### [What the exercise asks]
What is needed is a single figure: how many lines of the records below contain the word "once".

### [Information provided]

===

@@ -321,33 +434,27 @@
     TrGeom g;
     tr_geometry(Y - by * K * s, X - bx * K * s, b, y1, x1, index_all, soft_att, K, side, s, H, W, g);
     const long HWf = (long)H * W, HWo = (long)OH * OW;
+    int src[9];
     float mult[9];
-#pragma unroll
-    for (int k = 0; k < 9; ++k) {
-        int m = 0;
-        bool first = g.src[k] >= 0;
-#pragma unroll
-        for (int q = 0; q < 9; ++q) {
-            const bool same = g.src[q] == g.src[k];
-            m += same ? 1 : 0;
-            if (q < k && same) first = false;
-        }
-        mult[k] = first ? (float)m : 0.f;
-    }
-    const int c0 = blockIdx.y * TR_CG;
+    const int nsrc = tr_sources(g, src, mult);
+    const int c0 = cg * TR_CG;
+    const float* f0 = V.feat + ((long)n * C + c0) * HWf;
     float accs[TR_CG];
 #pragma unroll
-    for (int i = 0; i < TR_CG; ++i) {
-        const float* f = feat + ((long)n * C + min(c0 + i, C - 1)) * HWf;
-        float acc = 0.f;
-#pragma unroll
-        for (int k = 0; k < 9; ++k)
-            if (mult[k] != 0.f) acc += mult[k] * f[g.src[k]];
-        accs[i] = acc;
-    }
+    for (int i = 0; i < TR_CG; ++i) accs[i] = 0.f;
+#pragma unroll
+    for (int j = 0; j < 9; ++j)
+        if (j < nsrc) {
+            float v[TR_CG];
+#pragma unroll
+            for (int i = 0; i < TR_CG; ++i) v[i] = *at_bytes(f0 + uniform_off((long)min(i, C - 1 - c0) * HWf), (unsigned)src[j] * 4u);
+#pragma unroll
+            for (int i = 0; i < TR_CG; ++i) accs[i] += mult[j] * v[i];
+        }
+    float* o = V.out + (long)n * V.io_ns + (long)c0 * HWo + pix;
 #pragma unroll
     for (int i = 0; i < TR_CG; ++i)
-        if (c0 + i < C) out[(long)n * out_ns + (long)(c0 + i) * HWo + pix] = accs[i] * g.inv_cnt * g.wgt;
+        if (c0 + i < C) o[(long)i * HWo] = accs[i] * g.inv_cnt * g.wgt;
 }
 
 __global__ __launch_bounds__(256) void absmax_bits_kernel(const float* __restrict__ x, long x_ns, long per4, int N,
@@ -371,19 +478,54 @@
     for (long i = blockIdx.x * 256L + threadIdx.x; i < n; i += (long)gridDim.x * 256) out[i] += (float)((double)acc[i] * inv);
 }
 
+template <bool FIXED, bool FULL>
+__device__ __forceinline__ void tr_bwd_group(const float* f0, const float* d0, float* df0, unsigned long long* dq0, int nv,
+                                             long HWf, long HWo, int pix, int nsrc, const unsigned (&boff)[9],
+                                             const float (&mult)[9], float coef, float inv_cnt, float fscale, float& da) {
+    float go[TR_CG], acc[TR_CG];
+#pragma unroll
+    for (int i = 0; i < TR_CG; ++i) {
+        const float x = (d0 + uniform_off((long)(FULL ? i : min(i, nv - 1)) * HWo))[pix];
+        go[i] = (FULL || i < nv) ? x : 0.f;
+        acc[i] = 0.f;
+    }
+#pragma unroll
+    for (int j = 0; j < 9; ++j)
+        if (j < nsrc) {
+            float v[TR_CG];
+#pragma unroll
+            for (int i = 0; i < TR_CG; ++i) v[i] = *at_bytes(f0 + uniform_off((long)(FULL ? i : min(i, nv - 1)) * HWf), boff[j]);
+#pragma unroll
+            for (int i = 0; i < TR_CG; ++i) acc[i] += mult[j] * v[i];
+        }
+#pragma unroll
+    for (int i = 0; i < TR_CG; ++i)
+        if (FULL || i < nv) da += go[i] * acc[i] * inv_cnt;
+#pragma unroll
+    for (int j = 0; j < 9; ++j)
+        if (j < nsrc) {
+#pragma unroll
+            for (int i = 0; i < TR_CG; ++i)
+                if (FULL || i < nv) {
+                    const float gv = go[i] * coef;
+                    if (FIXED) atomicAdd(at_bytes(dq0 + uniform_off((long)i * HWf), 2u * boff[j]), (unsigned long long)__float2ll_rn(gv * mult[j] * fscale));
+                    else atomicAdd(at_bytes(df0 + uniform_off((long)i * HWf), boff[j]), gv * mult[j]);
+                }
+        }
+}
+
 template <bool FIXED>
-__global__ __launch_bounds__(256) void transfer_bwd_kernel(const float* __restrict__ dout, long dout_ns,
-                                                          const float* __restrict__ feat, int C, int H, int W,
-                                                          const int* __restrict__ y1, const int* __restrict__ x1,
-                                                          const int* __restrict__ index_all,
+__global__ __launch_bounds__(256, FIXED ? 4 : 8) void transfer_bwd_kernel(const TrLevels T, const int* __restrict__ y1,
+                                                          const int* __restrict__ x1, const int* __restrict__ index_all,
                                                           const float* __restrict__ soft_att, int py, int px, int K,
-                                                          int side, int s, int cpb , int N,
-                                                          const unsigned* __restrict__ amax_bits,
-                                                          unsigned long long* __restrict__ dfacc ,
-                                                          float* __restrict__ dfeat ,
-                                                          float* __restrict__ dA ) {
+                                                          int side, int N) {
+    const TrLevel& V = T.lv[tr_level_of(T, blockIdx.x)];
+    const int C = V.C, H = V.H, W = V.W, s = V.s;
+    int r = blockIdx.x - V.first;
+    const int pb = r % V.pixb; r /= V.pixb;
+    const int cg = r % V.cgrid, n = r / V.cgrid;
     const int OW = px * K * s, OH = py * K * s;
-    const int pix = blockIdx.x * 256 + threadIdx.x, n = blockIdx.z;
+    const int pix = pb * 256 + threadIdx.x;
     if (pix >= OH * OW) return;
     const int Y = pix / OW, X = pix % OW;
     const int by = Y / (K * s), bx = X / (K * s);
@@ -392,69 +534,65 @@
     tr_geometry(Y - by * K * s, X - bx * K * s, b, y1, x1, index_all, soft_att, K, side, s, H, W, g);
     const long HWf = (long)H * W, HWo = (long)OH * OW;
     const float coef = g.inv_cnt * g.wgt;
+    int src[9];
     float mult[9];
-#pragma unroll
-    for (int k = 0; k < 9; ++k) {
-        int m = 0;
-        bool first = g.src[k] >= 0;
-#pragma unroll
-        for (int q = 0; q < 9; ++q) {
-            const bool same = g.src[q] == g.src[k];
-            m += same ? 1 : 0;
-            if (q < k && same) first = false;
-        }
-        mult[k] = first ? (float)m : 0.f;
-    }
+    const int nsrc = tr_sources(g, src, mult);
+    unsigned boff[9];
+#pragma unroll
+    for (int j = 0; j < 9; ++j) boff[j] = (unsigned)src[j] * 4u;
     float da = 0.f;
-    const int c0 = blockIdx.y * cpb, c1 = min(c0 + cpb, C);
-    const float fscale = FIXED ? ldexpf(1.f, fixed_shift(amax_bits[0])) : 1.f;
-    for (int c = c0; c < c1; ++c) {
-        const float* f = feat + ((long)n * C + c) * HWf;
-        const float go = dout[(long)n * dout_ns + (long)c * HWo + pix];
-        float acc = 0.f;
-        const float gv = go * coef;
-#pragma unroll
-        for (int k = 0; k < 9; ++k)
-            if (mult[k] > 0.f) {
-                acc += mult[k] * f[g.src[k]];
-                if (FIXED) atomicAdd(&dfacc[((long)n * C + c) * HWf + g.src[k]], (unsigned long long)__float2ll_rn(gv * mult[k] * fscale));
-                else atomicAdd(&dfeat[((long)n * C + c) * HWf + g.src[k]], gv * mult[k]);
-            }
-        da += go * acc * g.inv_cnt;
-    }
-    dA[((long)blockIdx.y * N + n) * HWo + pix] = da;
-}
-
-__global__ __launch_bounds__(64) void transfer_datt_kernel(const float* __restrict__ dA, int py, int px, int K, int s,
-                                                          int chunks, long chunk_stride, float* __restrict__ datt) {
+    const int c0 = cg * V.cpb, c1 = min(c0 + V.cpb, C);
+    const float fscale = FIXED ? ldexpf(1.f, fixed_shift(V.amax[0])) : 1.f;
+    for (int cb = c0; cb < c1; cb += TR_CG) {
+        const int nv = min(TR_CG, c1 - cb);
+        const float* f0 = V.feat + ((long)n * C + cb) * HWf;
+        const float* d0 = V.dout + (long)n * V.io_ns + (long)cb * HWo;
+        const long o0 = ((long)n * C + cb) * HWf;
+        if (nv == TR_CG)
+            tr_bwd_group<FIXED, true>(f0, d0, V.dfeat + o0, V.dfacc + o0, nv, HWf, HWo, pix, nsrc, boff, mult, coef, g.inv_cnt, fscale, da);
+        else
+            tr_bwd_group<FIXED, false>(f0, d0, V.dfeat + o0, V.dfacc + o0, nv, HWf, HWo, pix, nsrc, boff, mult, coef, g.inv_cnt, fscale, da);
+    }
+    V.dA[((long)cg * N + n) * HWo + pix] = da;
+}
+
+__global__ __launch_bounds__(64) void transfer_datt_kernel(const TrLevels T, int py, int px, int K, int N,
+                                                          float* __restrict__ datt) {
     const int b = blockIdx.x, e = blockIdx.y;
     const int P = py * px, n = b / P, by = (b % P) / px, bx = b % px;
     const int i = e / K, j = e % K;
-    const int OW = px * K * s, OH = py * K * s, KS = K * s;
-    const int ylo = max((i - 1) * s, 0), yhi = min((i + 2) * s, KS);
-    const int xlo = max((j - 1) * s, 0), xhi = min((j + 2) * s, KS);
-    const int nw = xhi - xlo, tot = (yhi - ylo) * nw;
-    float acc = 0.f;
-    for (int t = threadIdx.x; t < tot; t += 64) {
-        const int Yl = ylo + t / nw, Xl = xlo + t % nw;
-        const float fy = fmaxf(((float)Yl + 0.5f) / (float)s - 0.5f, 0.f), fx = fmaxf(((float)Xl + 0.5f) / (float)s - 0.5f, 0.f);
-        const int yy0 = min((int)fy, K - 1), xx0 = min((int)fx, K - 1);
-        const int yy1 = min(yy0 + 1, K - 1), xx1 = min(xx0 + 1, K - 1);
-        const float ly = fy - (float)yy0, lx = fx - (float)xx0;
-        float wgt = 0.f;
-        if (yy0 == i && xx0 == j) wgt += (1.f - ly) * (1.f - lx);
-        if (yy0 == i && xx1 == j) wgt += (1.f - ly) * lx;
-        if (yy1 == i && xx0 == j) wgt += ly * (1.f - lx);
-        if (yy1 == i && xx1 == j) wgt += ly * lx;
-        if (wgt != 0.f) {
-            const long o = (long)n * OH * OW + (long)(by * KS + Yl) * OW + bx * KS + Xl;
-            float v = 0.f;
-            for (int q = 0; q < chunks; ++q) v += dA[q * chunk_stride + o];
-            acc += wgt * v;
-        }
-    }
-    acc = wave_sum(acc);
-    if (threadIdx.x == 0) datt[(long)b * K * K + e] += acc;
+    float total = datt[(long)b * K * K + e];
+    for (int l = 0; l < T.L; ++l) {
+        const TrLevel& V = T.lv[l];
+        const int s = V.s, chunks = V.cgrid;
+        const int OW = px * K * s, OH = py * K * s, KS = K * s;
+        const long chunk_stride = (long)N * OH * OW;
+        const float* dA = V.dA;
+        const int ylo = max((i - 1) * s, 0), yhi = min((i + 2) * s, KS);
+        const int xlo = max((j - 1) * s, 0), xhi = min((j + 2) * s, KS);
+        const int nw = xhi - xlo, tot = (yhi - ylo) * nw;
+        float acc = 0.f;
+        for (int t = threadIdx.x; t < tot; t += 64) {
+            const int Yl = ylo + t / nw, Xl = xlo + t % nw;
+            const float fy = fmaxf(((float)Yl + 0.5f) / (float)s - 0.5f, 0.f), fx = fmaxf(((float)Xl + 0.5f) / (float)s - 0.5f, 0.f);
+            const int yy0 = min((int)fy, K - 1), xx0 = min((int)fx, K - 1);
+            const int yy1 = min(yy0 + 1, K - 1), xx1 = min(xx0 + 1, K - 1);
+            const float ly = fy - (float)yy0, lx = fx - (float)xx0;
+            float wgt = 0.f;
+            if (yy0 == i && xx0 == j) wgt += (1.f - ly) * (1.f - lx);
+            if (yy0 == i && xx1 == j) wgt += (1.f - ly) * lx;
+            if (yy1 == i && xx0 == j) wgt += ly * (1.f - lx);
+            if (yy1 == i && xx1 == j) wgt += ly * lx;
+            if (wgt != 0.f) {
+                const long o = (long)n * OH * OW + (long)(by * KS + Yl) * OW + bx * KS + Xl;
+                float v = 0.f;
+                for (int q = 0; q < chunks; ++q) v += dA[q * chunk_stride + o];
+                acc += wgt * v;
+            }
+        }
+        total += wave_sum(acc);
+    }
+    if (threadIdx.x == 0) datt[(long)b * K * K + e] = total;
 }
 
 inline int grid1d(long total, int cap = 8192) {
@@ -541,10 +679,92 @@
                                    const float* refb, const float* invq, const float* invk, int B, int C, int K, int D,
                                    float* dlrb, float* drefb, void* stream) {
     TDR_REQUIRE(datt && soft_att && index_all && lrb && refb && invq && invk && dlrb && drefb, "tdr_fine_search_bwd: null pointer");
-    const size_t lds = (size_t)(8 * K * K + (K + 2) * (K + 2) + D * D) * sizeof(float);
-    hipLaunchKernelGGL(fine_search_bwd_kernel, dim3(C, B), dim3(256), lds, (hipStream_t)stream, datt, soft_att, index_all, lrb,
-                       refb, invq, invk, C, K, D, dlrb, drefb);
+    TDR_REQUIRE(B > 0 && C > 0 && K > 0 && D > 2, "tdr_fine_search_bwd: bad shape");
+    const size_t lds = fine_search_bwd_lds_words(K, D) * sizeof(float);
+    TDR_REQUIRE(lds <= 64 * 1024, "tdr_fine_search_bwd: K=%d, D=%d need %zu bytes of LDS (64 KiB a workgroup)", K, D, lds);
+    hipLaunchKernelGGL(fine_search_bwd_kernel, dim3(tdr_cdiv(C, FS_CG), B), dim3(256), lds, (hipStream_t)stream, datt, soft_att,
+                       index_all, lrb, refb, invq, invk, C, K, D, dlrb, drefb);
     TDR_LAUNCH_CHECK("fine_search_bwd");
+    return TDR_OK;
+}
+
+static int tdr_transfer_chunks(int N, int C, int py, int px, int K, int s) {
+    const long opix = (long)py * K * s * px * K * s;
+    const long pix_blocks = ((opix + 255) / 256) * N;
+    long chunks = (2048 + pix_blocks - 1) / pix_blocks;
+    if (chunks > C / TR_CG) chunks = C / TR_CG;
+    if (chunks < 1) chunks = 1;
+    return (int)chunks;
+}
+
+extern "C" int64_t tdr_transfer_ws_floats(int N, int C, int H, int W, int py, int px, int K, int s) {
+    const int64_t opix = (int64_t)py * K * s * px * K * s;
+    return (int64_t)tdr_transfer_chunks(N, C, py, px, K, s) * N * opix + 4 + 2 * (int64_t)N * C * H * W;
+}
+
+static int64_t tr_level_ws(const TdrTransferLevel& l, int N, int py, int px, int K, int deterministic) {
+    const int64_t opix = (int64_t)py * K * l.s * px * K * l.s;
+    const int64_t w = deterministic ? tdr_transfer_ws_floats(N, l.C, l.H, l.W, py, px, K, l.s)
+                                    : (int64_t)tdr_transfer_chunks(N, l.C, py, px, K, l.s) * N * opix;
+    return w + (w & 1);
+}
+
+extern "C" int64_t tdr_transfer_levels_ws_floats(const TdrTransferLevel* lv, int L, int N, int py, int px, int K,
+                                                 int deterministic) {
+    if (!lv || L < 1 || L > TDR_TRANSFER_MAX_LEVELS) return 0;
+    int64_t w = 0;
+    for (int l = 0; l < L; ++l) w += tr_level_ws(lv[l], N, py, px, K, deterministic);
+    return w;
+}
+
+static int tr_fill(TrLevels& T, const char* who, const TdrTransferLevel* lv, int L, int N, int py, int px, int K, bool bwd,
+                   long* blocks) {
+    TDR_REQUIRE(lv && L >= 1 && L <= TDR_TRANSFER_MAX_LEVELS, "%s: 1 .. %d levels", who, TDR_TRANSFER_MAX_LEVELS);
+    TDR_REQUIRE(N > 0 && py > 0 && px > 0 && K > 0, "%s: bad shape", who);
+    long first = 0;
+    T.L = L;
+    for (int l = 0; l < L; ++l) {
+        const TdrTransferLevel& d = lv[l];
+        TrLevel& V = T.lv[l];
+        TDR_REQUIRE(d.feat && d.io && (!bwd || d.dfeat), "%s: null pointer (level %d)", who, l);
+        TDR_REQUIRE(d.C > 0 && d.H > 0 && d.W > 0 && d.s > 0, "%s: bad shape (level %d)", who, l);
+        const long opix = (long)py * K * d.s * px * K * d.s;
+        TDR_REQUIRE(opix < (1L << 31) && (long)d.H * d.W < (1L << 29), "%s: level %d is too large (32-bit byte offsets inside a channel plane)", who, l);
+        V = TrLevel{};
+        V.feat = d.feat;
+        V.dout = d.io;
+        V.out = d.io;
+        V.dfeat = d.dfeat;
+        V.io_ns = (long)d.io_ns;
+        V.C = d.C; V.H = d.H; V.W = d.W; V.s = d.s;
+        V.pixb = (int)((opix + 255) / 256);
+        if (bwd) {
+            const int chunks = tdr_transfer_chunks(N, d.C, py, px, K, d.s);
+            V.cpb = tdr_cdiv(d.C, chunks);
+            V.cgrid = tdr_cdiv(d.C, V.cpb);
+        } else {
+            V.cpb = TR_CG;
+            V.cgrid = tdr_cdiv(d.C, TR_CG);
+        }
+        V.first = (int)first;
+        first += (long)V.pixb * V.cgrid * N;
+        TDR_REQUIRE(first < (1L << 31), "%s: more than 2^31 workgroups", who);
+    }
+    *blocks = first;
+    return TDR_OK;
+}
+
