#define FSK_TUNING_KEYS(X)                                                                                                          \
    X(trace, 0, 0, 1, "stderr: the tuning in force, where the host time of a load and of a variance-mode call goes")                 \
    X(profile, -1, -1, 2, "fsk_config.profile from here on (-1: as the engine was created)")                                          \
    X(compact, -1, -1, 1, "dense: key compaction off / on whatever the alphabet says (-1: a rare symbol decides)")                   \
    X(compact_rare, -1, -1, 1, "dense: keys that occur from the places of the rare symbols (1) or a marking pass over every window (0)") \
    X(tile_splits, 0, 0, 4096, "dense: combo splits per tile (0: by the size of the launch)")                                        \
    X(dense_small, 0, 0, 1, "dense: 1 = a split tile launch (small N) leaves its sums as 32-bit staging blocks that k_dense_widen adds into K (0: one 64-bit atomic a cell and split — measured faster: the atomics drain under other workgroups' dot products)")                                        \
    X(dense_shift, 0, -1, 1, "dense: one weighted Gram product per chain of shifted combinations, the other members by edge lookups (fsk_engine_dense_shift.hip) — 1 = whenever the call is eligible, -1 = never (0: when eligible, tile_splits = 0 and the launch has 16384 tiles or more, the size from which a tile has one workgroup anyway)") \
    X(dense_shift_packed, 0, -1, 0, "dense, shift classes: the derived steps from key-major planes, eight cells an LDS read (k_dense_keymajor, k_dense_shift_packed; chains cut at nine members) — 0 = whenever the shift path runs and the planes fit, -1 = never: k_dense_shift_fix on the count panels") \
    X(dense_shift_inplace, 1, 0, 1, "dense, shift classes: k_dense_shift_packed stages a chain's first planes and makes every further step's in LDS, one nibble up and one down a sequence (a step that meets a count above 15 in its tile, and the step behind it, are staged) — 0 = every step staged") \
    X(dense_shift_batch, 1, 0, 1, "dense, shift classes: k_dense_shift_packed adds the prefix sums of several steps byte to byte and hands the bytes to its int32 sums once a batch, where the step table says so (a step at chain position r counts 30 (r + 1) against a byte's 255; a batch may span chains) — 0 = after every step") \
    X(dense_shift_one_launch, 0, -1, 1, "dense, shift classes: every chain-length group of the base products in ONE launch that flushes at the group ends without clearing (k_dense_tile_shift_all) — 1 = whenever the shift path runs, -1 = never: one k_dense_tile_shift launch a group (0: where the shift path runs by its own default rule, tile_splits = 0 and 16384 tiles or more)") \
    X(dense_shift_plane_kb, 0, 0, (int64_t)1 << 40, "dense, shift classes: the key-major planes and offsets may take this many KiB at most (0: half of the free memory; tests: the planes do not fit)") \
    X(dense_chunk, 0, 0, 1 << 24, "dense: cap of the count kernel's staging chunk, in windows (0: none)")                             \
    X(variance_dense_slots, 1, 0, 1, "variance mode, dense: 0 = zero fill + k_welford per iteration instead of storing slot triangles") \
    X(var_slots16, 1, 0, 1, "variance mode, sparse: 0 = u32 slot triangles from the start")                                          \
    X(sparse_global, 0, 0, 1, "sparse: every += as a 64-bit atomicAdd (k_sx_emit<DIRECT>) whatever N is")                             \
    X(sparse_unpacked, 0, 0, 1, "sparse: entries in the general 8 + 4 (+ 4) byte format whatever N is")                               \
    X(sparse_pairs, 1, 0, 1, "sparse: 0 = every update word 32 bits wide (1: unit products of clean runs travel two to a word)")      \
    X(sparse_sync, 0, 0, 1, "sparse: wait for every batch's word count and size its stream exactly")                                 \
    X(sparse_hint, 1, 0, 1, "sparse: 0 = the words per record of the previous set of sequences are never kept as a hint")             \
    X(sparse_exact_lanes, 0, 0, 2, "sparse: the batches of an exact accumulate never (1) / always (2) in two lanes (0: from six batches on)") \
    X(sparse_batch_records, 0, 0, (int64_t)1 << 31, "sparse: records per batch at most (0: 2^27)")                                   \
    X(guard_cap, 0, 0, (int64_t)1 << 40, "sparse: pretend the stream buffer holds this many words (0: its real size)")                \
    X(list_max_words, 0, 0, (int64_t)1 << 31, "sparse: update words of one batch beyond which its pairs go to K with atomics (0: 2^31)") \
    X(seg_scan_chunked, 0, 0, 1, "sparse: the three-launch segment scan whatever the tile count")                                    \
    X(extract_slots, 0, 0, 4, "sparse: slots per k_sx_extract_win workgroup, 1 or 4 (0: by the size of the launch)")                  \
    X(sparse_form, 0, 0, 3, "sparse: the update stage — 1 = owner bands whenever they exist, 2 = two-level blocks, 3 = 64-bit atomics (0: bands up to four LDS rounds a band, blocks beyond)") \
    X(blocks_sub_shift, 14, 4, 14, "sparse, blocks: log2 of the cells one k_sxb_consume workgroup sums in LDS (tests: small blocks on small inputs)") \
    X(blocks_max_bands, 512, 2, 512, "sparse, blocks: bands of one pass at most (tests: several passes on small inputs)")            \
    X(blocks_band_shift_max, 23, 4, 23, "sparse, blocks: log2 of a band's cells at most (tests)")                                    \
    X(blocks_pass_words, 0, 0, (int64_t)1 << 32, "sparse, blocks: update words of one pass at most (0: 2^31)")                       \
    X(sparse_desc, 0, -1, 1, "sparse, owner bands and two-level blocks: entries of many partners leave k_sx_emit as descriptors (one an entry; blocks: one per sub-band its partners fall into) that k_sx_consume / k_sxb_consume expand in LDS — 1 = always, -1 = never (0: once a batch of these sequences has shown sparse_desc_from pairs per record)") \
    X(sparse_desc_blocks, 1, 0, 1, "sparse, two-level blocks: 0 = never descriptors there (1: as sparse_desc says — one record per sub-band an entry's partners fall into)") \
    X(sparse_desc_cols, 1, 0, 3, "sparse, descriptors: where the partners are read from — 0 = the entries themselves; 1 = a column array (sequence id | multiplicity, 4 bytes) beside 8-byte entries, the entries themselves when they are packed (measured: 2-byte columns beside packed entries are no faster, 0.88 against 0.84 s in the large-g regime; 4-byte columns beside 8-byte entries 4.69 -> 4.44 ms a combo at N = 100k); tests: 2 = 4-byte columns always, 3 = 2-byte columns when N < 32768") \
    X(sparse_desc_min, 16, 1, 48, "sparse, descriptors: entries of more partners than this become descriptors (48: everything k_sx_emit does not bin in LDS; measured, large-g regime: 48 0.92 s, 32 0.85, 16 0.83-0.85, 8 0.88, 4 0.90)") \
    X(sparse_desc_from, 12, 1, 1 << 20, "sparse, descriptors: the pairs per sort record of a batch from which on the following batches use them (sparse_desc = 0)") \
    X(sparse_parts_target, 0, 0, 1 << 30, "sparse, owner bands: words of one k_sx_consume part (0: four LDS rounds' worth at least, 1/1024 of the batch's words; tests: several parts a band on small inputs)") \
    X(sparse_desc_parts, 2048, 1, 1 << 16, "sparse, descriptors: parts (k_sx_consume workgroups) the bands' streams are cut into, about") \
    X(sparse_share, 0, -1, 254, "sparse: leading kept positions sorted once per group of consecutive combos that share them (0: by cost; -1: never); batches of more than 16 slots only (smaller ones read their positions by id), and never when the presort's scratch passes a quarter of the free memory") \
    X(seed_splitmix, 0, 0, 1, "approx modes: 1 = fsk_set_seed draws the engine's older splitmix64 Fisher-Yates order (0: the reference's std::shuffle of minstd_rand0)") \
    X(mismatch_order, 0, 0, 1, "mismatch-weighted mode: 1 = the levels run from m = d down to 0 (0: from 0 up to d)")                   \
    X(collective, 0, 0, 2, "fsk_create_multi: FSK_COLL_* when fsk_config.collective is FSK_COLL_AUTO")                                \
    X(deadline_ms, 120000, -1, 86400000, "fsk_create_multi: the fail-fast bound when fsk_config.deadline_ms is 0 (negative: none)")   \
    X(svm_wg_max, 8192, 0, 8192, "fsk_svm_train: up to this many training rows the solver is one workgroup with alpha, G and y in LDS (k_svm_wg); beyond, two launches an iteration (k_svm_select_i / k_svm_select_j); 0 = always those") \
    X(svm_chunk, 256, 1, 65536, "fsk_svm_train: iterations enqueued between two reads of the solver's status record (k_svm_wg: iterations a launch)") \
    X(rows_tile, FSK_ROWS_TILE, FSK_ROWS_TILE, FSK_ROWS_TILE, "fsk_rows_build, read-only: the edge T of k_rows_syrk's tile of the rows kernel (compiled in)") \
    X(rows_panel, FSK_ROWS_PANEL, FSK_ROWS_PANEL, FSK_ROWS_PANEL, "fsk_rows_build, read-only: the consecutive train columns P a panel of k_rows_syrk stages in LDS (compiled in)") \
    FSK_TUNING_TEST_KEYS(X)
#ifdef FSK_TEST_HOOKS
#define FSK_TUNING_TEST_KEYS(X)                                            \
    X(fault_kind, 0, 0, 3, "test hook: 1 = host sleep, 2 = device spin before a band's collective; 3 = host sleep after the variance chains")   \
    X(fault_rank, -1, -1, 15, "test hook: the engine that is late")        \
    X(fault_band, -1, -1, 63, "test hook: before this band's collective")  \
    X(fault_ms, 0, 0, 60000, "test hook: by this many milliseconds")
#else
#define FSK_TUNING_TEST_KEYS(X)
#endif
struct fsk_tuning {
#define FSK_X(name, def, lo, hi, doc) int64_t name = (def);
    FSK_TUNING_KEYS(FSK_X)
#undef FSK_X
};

===

### [Worked solution]
3